• DIRECTIONS FOR THIS TASK:
The expected answer is the set of lines in the data below between the line holding "ctx->vals_out.alloc(ctx->cap);" and the line holding "ctx->nmax_tile.alloc(ctx->ntiles);", inclusive, written out exactly.

• GIVEN ENTRIES:
#####
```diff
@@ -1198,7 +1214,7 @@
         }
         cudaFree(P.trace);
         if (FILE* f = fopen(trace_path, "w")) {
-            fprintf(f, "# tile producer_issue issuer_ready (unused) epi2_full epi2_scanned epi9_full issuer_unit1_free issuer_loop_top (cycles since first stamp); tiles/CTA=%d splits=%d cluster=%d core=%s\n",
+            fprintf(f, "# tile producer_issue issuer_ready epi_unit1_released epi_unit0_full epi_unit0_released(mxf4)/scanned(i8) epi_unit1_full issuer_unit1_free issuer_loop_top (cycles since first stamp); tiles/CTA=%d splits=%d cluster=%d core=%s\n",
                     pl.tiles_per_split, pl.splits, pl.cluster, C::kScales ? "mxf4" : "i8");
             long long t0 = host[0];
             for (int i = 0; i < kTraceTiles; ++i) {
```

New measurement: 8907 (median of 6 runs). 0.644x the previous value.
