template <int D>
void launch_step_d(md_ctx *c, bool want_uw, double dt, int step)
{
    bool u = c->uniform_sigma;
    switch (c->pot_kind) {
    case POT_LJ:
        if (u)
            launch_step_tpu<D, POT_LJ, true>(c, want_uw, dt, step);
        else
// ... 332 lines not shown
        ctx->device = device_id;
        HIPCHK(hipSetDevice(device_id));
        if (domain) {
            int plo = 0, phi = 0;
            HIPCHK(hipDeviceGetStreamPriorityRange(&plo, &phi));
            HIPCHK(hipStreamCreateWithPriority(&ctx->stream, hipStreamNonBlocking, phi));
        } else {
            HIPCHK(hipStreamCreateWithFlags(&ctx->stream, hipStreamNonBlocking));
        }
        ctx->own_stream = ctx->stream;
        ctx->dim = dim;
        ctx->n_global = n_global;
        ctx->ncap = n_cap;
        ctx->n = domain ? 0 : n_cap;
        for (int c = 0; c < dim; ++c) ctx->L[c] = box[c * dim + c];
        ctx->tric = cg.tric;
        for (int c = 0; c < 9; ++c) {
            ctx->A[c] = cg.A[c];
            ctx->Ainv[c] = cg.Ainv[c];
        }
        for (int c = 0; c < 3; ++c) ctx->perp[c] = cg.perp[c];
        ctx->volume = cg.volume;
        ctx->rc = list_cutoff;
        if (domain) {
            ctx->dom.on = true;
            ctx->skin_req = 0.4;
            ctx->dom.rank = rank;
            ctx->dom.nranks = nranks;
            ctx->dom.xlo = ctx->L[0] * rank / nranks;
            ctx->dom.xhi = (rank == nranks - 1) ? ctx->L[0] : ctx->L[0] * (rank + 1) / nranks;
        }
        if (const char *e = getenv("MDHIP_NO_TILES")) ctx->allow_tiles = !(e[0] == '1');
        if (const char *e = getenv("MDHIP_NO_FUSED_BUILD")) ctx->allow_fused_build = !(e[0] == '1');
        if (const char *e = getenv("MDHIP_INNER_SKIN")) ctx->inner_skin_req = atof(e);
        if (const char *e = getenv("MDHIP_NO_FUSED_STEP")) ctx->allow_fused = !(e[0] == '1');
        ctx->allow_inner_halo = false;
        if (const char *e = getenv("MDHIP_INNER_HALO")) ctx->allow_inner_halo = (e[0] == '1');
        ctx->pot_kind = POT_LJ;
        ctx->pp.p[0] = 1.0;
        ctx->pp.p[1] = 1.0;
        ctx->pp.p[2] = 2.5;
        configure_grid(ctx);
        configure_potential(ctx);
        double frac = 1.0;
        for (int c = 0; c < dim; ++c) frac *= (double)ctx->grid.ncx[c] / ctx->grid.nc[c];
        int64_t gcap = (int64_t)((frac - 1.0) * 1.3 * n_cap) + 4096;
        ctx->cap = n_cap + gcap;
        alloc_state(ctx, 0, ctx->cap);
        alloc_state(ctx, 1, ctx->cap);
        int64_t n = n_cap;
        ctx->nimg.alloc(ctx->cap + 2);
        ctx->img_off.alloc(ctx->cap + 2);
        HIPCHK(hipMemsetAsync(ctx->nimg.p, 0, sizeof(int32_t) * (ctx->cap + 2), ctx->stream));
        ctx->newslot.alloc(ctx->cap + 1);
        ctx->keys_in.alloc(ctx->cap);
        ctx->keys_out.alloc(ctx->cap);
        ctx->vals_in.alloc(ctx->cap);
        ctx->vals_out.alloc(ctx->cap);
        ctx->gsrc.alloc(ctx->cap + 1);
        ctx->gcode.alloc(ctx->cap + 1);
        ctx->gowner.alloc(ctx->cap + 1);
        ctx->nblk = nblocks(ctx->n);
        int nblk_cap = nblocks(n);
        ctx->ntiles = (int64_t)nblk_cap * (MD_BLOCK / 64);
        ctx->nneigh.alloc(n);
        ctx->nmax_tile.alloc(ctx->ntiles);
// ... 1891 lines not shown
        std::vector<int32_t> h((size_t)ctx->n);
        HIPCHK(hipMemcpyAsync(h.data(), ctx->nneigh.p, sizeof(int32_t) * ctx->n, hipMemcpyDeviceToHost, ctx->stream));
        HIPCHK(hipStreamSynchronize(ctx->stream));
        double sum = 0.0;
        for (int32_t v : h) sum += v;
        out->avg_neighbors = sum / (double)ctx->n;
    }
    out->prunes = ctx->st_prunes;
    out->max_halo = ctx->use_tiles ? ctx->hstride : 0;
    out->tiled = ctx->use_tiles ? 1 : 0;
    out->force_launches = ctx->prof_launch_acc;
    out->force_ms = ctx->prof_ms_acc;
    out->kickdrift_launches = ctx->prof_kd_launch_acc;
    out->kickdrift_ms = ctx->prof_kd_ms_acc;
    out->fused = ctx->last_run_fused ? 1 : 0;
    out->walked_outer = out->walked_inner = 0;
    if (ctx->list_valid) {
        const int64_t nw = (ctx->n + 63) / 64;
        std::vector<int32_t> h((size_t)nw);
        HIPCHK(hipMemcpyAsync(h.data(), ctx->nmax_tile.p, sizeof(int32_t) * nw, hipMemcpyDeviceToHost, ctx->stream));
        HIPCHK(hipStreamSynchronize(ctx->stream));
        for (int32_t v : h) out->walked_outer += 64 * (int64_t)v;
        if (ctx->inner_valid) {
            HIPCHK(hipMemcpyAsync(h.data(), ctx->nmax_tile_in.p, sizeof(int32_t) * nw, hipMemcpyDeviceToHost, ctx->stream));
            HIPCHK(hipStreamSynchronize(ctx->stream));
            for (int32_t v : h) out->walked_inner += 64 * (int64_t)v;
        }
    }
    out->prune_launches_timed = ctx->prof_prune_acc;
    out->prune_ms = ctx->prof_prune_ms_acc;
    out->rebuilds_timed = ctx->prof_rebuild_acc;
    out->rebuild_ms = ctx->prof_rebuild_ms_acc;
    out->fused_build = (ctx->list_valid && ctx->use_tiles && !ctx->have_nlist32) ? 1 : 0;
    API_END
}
#####
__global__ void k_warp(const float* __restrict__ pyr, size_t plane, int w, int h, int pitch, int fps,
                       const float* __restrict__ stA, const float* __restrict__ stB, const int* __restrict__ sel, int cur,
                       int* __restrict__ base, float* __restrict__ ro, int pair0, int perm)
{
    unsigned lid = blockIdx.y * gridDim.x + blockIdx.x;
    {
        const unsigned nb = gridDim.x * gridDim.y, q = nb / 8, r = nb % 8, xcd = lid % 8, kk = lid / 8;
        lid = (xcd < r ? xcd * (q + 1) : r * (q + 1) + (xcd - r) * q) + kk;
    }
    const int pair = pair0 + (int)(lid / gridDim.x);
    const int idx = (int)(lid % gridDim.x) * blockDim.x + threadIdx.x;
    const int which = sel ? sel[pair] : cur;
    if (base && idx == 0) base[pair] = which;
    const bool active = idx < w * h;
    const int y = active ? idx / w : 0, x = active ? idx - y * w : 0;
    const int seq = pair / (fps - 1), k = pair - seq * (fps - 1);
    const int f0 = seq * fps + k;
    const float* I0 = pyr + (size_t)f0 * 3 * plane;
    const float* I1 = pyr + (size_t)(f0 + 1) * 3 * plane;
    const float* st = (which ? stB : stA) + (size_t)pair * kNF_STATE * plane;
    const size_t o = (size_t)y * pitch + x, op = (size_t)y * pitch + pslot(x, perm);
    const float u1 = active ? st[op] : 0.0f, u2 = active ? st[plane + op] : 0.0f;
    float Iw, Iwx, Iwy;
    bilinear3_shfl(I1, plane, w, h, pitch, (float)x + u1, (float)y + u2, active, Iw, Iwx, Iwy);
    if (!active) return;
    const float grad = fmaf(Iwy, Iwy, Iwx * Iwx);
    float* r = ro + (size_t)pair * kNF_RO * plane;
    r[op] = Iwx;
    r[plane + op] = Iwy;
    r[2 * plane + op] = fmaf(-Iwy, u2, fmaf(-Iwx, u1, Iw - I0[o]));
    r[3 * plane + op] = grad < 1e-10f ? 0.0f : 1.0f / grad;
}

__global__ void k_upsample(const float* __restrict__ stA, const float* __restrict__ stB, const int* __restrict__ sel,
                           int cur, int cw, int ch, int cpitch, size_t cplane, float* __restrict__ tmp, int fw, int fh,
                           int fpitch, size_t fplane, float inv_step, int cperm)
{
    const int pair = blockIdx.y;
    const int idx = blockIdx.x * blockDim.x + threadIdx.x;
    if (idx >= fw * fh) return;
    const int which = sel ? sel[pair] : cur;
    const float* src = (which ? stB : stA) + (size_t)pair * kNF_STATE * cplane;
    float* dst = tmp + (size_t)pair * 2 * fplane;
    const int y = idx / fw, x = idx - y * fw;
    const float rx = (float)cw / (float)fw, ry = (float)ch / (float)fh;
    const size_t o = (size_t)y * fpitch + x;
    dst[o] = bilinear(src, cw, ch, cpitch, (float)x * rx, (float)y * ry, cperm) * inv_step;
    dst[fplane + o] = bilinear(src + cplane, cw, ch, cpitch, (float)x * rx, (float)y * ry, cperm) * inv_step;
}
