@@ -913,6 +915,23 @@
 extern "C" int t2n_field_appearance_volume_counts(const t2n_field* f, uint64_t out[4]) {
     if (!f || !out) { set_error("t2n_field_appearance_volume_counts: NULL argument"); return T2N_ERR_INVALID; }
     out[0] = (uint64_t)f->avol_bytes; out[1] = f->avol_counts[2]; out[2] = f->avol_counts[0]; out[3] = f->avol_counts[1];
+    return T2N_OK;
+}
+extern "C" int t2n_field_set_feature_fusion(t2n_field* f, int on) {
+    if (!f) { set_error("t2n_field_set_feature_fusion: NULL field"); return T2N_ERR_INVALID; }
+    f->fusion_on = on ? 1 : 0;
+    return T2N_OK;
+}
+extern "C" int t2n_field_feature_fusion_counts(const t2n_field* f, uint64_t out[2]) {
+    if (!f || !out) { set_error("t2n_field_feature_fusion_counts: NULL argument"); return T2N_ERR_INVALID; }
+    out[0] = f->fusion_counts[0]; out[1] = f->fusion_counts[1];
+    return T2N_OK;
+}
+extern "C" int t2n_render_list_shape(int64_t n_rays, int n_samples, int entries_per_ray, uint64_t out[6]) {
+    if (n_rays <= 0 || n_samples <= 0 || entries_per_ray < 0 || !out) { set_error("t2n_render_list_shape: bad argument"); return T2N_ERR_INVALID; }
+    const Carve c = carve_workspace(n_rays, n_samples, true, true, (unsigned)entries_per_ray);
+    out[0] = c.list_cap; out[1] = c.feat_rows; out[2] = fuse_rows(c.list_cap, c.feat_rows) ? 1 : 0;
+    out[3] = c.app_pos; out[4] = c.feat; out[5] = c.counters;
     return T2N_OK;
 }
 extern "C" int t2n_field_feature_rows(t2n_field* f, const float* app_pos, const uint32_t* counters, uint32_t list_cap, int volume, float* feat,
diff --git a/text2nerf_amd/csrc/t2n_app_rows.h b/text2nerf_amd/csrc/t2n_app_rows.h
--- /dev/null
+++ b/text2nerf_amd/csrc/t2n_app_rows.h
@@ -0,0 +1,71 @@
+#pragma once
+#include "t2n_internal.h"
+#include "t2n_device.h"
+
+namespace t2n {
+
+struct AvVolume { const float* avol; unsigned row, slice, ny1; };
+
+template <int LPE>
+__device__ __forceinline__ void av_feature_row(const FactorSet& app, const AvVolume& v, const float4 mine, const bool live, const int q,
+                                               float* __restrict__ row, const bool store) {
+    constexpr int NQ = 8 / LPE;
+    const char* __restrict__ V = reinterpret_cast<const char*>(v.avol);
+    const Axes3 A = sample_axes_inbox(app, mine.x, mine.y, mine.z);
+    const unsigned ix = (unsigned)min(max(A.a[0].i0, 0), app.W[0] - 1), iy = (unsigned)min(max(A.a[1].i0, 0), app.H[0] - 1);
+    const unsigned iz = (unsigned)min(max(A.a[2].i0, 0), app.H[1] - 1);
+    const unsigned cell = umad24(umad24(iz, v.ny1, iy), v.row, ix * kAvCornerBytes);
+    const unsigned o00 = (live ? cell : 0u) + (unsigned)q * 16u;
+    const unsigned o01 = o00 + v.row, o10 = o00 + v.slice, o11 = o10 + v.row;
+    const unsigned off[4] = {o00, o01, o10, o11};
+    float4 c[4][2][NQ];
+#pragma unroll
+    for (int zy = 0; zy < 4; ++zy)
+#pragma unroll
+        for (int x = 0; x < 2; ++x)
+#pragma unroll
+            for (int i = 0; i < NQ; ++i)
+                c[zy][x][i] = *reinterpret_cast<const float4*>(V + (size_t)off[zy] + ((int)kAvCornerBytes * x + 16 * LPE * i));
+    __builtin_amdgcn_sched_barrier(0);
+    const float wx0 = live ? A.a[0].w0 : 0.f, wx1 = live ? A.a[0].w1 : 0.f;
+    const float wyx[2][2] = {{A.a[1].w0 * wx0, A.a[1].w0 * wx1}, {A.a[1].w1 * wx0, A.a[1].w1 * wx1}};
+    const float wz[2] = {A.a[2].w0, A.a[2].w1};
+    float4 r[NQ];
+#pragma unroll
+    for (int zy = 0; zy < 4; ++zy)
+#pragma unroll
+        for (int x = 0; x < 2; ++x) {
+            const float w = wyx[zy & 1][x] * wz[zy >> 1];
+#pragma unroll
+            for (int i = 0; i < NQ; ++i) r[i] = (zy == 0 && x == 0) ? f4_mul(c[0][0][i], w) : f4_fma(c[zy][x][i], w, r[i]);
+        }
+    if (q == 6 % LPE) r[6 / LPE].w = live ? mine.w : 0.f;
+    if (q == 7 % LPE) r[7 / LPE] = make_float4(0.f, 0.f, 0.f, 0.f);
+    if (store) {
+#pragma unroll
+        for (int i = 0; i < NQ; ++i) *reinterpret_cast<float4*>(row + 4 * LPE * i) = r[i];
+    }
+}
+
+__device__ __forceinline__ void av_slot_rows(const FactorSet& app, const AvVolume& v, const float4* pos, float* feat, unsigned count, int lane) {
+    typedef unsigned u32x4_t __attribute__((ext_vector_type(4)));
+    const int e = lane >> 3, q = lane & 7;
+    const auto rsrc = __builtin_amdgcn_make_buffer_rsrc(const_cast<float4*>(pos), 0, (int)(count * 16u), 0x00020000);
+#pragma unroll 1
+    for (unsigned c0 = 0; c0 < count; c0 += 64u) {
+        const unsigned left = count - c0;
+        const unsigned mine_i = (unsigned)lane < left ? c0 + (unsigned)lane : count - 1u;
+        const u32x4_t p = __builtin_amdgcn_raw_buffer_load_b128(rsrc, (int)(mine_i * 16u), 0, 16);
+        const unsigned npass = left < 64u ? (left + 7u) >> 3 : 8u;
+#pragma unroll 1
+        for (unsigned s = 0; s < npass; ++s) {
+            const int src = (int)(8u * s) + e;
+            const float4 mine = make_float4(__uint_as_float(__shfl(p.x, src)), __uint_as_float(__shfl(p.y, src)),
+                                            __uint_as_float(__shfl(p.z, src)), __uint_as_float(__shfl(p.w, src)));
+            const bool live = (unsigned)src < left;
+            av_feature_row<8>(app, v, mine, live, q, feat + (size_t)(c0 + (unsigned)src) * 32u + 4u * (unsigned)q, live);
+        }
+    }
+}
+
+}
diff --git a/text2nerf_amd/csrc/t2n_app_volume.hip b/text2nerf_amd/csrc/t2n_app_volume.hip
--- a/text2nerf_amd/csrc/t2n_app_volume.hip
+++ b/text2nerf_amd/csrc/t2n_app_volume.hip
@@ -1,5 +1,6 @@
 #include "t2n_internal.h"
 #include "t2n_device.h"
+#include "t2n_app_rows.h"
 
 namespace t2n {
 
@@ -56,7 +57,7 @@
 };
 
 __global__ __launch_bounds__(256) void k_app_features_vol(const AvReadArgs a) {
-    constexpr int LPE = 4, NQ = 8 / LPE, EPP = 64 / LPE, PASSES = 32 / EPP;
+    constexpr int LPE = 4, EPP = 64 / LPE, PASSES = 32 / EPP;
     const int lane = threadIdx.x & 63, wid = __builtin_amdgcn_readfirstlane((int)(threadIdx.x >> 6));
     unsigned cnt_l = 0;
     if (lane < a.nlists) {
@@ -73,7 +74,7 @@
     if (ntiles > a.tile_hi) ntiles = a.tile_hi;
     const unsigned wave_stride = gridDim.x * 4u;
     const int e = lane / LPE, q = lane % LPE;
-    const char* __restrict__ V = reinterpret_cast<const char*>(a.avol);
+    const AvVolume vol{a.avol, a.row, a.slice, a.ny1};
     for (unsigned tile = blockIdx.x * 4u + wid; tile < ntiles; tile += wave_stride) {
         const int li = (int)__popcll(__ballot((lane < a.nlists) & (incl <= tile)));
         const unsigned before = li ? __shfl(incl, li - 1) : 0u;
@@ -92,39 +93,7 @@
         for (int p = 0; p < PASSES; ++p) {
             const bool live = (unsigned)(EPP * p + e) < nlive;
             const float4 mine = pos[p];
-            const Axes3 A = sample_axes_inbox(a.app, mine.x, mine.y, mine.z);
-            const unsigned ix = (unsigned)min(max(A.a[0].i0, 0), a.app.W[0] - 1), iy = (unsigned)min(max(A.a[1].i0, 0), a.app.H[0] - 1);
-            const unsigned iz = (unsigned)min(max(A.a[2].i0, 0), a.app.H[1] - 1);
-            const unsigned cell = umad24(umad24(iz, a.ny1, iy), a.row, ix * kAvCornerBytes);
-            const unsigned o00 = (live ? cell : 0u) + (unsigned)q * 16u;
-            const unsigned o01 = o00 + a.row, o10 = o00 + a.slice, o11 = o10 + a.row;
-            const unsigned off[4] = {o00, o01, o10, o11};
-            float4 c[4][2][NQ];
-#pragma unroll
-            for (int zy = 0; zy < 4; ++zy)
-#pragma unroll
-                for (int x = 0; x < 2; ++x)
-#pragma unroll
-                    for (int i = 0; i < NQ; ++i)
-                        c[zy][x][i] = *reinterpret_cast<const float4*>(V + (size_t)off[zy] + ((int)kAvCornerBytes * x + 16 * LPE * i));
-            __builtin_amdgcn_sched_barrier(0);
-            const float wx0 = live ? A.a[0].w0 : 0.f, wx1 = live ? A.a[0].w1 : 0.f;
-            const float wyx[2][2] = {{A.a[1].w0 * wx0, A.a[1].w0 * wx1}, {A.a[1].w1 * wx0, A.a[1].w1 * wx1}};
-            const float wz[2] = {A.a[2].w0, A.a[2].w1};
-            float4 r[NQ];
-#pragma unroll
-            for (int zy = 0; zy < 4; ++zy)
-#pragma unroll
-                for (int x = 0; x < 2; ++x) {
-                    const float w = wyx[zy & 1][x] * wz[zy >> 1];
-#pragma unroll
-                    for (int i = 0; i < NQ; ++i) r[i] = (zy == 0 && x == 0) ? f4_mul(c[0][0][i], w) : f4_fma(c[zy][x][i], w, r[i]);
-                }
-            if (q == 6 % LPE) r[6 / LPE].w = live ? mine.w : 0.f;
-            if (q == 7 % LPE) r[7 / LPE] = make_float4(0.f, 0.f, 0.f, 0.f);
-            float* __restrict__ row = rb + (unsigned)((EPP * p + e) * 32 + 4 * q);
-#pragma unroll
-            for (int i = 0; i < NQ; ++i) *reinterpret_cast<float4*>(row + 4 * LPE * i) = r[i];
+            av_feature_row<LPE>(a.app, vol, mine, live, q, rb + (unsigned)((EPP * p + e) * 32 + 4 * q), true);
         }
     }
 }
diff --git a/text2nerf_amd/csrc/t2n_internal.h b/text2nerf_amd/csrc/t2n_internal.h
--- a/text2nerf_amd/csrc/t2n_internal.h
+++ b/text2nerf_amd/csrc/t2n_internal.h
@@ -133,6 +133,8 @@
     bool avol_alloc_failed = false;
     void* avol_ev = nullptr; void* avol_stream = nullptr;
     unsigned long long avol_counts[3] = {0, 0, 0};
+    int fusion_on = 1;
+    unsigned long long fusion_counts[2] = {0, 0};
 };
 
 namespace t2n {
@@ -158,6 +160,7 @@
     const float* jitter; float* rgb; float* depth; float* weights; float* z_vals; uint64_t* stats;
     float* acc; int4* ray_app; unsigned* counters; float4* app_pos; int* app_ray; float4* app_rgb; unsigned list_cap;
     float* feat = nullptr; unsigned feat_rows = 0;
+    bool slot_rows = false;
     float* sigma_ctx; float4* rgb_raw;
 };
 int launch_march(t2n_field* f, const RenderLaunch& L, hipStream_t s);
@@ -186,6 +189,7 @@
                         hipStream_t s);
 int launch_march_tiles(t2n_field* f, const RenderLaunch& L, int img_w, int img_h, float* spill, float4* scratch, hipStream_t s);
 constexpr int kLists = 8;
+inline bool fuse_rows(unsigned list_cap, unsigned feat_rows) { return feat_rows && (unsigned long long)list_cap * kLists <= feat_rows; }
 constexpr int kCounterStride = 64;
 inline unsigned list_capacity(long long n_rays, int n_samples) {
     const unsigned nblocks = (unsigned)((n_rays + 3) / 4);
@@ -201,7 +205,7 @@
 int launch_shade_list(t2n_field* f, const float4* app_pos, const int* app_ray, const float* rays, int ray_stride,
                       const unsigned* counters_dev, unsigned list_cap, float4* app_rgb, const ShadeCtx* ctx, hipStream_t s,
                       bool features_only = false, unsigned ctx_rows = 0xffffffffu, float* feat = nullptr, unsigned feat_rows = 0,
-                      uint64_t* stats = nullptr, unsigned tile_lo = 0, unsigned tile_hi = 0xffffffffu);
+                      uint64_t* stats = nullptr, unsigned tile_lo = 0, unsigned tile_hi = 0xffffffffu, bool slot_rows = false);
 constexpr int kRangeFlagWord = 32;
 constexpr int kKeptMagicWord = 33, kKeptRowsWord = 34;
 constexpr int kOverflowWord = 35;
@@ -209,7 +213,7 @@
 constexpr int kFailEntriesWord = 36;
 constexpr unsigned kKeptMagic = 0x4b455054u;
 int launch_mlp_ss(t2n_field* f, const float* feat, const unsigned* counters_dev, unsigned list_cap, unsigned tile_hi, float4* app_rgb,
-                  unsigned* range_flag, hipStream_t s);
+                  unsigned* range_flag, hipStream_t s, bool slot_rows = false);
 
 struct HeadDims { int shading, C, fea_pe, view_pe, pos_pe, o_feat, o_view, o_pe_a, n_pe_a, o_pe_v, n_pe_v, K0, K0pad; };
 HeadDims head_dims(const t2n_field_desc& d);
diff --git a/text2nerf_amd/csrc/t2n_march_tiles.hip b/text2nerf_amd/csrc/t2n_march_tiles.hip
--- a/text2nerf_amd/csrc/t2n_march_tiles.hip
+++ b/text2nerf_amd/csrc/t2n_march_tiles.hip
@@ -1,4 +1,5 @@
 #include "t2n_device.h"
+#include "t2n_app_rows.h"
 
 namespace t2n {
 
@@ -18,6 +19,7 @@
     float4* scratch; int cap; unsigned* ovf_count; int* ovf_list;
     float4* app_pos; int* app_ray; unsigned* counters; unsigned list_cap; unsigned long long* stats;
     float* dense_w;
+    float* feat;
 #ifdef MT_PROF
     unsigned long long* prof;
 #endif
#####
• ANSWER SECTION:
        ctx->vals_out.alloc(ctx->cap);
        ctx->gsrc.alloc(ctx->cap + 1);
        ctx->gcode.alloc(ctx->cap + 1);
        ctx->gowner.alloc(ctx->cap + 1);
        ctx->nblk = nblocks(ctx->n);
        int nblk_cap = nblocks(n);
        ctx->ntiles = (int64_t)nblk_cap * (MD_BLOCK / 64);
        ctx->nneigh.alloc(n);
        ctx->nmax_tile.alloc(ctx->ntiles);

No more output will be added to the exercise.